*** Entries shown ***
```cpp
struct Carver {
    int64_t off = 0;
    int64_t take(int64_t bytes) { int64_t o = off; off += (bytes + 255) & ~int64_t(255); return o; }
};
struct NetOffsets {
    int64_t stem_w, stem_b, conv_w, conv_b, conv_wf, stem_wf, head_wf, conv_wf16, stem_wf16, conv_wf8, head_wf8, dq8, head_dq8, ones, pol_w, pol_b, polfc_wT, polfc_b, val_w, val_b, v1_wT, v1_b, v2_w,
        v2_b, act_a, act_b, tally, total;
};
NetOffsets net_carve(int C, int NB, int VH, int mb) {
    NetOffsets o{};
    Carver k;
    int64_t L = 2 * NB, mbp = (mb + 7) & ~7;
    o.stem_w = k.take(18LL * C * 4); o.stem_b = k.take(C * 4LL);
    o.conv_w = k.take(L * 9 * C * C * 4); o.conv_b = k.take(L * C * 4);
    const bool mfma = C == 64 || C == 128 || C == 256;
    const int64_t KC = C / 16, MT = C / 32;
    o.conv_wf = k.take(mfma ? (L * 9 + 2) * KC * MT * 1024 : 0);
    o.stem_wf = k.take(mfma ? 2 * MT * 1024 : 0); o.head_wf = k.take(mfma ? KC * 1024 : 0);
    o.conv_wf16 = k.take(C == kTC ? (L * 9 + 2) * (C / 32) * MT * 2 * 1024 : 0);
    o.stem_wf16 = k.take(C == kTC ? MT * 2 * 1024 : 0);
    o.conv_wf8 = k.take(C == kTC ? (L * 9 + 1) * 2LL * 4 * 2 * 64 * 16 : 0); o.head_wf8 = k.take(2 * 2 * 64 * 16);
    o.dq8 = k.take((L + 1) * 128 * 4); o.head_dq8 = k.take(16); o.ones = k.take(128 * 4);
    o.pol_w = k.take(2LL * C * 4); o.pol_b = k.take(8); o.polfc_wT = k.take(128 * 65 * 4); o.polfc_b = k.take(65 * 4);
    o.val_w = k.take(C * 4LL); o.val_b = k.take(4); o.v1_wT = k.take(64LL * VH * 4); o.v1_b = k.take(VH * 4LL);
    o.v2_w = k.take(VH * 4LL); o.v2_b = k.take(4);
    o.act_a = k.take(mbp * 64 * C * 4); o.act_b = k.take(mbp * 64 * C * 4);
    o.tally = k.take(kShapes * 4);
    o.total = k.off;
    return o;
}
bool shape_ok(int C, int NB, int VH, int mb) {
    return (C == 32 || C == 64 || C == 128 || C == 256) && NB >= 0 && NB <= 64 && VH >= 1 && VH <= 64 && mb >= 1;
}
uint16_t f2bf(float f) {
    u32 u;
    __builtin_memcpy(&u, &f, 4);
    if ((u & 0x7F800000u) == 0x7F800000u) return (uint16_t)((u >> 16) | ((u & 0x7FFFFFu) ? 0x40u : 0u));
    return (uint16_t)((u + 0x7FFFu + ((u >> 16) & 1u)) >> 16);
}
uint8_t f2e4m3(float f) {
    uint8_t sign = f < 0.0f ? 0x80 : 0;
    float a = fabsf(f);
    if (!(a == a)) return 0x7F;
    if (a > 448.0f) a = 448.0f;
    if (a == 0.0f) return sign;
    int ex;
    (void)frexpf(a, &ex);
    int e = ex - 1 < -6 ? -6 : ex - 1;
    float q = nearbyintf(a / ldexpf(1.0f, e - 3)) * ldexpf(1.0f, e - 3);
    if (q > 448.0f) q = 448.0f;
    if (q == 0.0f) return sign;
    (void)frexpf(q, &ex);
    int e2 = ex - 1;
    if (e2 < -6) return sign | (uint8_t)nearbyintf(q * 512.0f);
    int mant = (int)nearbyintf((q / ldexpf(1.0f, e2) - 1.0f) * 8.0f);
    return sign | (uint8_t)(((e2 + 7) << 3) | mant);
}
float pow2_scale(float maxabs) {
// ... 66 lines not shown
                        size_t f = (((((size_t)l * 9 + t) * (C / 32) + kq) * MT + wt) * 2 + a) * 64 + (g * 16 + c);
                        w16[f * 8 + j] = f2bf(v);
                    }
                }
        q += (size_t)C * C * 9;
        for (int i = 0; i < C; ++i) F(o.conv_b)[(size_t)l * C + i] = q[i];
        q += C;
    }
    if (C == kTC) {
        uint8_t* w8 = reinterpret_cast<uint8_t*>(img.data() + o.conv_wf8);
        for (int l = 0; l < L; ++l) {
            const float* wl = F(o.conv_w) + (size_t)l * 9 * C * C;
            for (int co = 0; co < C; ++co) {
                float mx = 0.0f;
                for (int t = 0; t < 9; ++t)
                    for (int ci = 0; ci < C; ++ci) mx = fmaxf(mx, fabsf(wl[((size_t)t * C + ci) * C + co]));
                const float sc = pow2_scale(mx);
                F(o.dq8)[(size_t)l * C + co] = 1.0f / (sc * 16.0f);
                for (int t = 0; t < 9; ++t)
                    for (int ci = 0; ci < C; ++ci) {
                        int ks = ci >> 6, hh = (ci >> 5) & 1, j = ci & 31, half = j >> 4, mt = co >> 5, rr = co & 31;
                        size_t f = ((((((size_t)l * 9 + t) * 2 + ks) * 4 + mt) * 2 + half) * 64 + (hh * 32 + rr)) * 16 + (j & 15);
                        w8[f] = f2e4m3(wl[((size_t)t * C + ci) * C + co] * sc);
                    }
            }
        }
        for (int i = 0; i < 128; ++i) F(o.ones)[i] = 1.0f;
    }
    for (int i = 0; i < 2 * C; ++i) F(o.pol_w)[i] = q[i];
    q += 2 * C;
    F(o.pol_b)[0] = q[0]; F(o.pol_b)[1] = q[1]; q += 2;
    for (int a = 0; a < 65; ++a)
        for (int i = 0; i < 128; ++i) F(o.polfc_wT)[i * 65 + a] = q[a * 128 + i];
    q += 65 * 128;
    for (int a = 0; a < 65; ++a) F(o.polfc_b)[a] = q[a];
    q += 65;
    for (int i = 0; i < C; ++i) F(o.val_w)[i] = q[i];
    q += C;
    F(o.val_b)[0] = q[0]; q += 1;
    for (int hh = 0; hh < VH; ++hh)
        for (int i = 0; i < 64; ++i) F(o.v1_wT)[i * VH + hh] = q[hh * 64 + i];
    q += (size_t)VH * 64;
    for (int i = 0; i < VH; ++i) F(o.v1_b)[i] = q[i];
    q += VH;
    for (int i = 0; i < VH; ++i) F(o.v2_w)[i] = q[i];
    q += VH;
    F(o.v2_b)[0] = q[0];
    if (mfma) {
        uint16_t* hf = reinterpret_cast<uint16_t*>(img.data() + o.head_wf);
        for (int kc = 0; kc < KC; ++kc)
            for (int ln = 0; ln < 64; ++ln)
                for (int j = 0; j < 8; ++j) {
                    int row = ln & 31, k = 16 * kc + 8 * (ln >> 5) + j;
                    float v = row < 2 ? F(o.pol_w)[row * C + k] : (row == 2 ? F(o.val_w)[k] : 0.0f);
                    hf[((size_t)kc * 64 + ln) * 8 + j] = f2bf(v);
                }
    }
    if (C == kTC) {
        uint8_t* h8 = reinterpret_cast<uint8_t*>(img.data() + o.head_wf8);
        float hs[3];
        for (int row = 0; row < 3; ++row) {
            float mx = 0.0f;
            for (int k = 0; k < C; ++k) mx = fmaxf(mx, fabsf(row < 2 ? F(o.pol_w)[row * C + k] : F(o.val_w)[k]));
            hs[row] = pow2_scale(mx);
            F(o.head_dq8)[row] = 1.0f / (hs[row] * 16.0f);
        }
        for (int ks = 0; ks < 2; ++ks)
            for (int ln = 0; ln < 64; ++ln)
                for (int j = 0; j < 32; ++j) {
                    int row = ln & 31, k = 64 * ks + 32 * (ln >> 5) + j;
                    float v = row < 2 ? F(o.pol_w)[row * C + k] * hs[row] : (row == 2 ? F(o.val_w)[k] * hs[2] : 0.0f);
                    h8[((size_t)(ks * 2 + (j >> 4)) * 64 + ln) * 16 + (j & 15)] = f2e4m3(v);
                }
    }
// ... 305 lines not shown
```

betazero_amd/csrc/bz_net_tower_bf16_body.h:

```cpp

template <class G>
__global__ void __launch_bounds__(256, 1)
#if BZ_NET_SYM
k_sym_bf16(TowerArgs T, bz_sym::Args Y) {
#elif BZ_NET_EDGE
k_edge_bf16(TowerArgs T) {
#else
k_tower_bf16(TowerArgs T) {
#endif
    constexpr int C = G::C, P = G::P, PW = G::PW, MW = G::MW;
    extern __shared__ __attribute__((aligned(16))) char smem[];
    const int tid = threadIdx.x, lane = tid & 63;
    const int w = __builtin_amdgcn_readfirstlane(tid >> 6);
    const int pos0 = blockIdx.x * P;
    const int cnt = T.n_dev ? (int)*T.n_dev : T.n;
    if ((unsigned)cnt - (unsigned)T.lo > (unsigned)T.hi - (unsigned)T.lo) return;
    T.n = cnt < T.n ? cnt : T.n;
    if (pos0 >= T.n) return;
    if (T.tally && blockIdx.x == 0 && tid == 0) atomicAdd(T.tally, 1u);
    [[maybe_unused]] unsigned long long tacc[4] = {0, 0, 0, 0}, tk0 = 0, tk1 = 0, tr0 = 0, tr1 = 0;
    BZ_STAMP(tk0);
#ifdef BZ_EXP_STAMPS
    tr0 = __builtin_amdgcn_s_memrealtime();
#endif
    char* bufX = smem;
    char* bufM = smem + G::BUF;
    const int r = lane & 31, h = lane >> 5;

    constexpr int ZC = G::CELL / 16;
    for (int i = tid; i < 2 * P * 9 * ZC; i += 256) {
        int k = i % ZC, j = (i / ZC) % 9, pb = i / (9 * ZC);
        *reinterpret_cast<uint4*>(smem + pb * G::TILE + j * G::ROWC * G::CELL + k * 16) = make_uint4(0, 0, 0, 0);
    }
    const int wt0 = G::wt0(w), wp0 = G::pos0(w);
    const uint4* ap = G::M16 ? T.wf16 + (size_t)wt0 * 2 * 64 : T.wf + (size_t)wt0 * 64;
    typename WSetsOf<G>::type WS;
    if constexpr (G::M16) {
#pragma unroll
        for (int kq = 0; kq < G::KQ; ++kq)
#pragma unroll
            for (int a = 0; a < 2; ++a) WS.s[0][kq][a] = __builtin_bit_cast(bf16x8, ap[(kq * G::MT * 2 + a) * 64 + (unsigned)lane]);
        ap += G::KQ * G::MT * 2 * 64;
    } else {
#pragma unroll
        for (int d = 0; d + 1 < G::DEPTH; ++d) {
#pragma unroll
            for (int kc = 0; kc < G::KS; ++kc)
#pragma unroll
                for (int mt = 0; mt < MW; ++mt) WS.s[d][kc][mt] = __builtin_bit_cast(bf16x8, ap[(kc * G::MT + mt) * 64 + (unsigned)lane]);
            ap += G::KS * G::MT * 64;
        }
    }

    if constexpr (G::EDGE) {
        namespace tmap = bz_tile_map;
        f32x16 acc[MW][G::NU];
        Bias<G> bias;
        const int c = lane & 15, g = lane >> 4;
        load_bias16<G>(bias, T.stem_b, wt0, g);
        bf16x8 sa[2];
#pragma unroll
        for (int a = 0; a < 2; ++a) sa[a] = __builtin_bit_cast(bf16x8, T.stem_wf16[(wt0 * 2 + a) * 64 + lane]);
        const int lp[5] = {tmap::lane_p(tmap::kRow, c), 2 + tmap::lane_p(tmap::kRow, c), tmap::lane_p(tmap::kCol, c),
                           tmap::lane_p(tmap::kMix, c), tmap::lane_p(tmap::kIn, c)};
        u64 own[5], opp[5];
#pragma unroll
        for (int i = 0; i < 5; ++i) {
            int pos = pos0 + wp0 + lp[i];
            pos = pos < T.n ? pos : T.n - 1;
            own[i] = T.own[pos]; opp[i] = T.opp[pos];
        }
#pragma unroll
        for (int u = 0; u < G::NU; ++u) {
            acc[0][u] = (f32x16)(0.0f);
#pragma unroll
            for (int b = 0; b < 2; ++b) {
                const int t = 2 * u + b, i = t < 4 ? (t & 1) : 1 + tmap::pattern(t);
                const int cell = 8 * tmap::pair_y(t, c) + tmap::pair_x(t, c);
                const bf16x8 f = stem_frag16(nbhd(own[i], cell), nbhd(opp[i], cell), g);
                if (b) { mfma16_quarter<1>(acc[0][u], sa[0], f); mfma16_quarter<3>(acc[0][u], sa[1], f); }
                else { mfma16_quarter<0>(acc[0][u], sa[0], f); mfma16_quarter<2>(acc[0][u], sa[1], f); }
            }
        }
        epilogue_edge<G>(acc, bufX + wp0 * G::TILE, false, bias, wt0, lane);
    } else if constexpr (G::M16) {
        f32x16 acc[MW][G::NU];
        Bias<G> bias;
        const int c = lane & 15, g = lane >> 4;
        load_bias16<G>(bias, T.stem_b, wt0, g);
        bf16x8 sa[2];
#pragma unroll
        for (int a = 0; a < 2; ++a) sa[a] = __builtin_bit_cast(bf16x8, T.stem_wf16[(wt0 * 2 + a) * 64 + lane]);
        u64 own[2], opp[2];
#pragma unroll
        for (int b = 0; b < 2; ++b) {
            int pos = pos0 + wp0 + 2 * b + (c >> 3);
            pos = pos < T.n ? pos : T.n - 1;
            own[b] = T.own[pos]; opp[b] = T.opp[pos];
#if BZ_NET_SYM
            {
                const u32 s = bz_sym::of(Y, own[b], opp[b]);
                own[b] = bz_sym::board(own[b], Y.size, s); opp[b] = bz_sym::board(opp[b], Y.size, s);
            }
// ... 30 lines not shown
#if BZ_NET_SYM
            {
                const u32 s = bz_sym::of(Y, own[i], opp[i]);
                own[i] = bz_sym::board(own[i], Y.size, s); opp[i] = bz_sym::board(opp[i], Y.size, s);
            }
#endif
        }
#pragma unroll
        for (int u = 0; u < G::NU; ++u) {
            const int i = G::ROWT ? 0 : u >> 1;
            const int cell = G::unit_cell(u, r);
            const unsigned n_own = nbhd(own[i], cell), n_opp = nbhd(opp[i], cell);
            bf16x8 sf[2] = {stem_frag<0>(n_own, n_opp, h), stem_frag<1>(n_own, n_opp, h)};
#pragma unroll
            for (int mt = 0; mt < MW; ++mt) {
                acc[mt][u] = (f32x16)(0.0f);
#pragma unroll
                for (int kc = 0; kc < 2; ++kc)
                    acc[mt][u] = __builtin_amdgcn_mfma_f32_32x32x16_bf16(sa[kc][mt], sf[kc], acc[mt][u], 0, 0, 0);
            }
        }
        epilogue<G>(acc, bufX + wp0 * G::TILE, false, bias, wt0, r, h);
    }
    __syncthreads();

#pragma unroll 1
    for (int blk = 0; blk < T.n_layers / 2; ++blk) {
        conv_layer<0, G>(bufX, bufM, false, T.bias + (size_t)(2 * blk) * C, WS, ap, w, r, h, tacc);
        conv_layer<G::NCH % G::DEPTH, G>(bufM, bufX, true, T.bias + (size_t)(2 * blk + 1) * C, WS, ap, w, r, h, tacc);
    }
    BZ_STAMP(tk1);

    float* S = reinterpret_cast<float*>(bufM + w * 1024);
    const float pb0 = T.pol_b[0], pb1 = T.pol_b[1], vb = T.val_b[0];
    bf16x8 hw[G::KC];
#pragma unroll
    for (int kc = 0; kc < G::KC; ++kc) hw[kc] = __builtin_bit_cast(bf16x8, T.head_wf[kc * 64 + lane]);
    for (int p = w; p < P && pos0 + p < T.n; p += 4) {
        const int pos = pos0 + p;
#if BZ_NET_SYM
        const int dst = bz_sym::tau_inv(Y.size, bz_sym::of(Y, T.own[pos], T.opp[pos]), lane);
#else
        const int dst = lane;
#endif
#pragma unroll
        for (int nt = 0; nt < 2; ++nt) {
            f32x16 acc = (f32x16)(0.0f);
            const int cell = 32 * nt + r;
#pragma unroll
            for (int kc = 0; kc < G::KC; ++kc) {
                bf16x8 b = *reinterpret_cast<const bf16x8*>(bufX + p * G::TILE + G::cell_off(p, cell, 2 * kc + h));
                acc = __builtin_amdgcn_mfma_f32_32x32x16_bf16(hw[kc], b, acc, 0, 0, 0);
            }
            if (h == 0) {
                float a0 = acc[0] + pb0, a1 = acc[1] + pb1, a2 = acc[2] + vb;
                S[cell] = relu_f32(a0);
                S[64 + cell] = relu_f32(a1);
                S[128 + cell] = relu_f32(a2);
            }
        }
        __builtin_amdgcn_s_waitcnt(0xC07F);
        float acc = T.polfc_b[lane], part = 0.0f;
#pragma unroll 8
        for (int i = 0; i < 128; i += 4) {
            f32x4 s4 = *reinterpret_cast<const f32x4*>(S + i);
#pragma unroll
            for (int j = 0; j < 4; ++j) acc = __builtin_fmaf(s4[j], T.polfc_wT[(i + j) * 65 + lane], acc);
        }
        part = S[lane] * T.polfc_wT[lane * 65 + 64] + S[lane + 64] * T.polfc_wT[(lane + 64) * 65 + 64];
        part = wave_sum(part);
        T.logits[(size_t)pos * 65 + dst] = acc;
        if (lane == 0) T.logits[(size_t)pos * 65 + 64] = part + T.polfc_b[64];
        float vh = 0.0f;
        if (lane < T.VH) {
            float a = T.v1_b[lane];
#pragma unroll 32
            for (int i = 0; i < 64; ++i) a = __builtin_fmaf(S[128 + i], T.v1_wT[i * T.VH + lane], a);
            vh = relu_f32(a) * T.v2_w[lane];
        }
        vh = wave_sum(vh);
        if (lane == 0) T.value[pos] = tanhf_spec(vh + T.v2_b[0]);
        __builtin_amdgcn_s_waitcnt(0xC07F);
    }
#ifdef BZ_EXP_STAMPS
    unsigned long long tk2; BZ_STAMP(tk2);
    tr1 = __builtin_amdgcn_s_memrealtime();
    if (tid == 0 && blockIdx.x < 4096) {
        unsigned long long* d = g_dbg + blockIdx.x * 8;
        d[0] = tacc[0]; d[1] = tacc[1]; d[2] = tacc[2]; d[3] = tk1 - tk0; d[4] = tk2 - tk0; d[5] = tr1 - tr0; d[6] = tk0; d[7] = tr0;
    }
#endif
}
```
*** End of Entries shown ***
*** Entries shown ***
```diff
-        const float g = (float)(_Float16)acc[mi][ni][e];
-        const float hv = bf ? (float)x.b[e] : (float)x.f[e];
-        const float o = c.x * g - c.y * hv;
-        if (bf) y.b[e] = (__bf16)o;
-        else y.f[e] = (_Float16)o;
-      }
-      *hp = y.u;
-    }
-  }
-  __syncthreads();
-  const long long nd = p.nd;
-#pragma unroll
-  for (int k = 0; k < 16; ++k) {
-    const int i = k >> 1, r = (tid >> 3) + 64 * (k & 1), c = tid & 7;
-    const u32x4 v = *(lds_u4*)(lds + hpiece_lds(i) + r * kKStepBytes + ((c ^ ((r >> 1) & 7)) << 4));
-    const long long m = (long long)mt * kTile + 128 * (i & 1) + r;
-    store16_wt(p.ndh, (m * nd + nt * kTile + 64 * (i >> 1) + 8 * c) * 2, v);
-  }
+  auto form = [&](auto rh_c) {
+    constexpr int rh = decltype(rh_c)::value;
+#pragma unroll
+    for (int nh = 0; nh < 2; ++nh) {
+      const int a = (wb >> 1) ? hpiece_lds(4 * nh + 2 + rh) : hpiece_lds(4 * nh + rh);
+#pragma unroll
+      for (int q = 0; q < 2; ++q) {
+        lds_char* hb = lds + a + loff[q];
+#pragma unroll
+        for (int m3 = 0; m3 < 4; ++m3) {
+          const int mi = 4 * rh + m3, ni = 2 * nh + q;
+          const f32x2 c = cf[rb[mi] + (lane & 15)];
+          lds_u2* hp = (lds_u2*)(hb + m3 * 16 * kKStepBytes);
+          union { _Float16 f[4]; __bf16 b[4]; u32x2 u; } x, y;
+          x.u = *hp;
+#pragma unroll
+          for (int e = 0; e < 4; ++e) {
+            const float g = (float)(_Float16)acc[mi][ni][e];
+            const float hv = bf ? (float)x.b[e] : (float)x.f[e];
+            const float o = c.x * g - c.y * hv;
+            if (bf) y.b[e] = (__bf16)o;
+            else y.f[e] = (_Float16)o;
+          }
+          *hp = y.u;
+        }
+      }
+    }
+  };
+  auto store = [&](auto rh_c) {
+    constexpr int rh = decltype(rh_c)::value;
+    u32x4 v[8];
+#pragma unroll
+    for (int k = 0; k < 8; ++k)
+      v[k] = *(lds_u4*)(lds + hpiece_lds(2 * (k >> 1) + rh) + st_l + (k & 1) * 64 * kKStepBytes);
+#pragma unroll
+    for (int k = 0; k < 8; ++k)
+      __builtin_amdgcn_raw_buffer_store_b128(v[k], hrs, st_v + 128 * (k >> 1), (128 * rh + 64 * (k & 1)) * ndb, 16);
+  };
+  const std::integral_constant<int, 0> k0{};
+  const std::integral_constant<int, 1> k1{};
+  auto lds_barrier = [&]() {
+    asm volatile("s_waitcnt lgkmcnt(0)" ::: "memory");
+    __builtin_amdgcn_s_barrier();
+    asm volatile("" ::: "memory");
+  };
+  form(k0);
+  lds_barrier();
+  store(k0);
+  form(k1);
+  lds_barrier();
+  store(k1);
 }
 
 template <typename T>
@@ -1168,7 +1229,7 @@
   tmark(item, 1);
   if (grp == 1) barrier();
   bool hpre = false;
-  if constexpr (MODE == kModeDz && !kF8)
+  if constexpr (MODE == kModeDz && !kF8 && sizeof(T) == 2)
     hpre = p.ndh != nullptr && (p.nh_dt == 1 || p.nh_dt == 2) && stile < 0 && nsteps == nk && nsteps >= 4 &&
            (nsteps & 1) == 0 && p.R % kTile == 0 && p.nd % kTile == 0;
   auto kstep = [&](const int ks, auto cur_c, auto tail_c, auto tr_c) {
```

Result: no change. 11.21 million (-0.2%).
*** End of Entries shown ***
◆ **Your goal**:
Which lines above contain the word "tally"? Show each of them.

◆ **Exercise response**:
        v2_b, act_a, act_b, tally, total;
    o.tally = k.take(kShapes * 4);
    if (T.tally && blockIdx.x == 0 && tid == 0) atomicAdd(T.tally, 1u);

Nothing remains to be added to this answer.